- _Information_:
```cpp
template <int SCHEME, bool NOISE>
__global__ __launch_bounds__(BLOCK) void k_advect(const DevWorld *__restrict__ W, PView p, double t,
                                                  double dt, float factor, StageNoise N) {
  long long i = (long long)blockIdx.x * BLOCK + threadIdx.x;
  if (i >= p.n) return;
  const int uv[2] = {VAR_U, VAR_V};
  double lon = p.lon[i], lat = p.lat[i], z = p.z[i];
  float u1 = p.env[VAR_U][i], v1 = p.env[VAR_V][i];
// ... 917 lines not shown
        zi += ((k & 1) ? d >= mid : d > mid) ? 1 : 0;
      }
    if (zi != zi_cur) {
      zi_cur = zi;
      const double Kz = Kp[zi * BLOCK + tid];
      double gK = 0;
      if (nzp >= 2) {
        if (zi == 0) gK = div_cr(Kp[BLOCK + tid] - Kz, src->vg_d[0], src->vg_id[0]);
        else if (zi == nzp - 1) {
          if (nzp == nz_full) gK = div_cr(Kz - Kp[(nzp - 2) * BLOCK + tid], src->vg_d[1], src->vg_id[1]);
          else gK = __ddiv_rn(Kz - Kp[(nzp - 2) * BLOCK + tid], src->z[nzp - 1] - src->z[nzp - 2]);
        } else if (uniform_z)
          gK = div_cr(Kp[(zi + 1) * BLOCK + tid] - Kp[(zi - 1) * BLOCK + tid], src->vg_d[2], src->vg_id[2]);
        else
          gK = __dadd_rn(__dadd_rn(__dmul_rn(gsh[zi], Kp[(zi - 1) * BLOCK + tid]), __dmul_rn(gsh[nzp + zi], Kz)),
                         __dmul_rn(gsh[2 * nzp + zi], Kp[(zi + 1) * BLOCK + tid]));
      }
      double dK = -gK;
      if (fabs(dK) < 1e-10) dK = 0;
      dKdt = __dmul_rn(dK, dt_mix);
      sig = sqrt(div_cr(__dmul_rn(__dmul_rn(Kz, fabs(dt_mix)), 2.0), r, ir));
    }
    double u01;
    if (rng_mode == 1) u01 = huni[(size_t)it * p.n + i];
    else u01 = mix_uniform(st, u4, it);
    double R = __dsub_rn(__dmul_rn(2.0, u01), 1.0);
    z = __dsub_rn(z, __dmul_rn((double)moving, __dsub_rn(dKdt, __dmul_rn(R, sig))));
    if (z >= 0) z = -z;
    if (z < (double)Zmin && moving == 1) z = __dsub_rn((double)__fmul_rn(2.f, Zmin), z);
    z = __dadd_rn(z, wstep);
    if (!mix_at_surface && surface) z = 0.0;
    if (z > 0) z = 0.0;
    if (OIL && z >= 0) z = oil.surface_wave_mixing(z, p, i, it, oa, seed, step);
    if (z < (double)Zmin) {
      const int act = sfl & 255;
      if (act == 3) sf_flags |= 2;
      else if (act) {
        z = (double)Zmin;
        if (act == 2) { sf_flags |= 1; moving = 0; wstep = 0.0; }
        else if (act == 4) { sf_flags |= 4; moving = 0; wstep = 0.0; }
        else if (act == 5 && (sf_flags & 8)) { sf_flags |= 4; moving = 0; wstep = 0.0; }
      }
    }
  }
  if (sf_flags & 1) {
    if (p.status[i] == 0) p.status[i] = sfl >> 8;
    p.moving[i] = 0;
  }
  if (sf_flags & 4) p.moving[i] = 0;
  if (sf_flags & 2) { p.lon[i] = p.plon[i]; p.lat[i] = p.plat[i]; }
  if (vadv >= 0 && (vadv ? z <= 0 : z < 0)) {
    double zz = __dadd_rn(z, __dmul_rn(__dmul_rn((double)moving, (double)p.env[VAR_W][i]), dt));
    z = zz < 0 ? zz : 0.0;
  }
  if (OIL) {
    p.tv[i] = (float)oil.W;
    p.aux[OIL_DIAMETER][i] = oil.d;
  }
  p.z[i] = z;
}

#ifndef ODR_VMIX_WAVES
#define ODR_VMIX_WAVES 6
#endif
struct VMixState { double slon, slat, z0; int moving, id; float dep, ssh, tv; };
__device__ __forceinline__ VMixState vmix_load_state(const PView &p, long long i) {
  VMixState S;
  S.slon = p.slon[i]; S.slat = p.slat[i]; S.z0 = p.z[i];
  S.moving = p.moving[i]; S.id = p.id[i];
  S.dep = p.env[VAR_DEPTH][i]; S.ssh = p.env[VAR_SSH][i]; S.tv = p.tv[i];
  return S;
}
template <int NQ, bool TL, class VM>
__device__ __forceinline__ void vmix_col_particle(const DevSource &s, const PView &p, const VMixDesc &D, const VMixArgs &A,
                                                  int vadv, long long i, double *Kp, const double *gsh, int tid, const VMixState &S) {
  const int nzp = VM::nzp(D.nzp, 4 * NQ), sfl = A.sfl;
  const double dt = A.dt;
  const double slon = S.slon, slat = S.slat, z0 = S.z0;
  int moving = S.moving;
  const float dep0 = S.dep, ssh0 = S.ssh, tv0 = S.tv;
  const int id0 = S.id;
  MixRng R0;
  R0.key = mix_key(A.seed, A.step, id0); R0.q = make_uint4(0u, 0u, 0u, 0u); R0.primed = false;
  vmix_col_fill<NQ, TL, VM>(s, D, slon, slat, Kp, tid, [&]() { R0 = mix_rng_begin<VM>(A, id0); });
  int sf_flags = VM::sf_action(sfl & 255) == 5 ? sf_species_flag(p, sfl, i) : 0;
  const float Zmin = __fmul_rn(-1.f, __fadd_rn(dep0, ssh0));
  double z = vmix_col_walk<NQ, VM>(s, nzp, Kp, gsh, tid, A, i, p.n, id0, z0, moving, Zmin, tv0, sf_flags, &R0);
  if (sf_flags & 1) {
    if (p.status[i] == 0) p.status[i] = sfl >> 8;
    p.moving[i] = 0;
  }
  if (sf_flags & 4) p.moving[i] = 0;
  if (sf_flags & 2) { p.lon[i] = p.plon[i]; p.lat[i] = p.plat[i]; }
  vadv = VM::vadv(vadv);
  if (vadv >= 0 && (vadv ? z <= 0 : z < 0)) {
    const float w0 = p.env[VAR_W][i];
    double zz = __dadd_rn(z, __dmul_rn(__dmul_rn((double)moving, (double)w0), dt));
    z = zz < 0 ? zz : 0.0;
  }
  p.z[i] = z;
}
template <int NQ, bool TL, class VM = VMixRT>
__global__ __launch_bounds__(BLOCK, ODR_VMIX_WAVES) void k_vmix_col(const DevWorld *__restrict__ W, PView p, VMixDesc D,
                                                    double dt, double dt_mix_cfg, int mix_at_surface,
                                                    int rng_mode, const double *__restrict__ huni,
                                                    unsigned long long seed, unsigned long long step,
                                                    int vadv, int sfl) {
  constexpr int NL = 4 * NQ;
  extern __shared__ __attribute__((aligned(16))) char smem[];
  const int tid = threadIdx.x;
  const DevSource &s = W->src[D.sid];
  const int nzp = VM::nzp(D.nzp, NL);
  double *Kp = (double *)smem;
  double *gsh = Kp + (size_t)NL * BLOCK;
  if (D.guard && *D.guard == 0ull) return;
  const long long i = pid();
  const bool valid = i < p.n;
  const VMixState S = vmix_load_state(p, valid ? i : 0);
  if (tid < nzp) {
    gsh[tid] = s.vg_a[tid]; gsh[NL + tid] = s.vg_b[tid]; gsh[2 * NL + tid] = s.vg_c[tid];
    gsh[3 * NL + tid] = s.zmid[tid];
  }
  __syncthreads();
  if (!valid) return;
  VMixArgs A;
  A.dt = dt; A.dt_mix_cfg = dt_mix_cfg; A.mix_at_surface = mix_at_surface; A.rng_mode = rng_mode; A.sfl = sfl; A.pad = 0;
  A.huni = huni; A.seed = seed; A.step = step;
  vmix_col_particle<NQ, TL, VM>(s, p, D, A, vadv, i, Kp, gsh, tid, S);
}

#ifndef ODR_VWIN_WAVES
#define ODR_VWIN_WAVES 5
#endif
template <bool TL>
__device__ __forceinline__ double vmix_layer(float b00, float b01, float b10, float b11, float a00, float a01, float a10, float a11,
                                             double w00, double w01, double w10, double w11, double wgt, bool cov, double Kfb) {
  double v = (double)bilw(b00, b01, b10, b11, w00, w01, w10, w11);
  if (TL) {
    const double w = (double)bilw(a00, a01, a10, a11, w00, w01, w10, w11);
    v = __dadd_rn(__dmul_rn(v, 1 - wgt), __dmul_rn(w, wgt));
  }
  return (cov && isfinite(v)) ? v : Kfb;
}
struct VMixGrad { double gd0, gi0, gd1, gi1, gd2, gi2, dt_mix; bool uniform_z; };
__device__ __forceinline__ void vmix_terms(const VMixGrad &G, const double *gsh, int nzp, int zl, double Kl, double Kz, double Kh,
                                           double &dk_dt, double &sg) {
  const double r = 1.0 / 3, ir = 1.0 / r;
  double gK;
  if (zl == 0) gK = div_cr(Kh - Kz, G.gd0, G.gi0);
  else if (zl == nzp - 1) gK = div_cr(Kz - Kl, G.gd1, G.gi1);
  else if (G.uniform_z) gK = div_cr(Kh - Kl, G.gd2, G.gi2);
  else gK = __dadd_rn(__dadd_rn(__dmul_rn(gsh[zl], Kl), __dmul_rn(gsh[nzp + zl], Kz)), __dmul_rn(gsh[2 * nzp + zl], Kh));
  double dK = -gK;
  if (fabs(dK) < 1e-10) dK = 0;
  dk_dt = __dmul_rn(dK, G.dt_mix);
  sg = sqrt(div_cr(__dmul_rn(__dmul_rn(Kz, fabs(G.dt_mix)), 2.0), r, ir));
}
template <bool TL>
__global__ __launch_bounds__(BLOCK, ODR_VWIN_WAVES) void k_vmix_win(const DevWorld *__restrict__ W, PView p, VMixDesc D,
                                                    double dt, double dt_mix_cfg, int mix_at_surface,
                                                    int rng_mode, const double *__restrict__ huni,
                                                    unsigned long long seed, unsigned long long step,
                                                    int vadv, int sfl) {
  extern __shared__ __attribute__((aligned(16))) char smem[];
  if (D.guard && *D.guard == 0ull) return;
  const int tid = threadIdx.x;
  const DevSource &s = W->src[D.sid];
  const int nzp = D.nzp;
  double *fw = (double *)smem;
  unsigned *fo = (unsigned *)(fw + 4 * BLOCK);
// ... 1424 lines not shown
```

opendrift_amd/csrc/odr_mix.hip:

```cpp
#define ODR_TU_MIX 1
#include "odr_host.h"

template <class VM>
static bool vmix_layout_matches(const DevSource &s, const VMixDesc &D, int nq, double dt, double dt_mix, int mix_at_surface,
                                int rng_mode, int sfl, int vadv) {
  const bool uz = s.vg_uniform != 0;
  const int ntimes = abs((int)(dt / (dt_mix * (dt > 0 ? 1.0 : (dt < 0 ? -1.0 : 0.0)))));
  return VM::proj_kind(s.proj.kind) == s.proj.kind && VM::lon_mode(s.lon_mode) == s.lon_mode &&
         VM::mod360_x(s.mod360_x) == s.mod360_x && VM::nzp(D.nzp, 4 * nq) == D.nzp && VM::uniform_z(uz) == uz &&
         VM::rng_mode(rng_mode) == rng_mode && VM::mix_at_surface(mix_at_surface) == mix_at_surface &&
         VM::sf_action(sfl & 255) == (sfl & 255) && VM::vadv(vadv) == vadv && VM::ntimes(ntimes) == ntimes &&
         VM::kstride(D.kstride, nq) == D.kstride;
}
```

- _What the exercise asks_:
Your answer should be the lines above that contain the word "VMixGrad", copied out.

- _Task answer_:
struct VMixGrad { double gd0, gi0, gd1, gi1, gd2, gi2, dt_mix; bool uniform_z; };
__device__ __forceinline__ void vmix_terms(const VMixGrad &G, const double *gsh, int nzp, int zl, double Kl, double Kz, double Kh,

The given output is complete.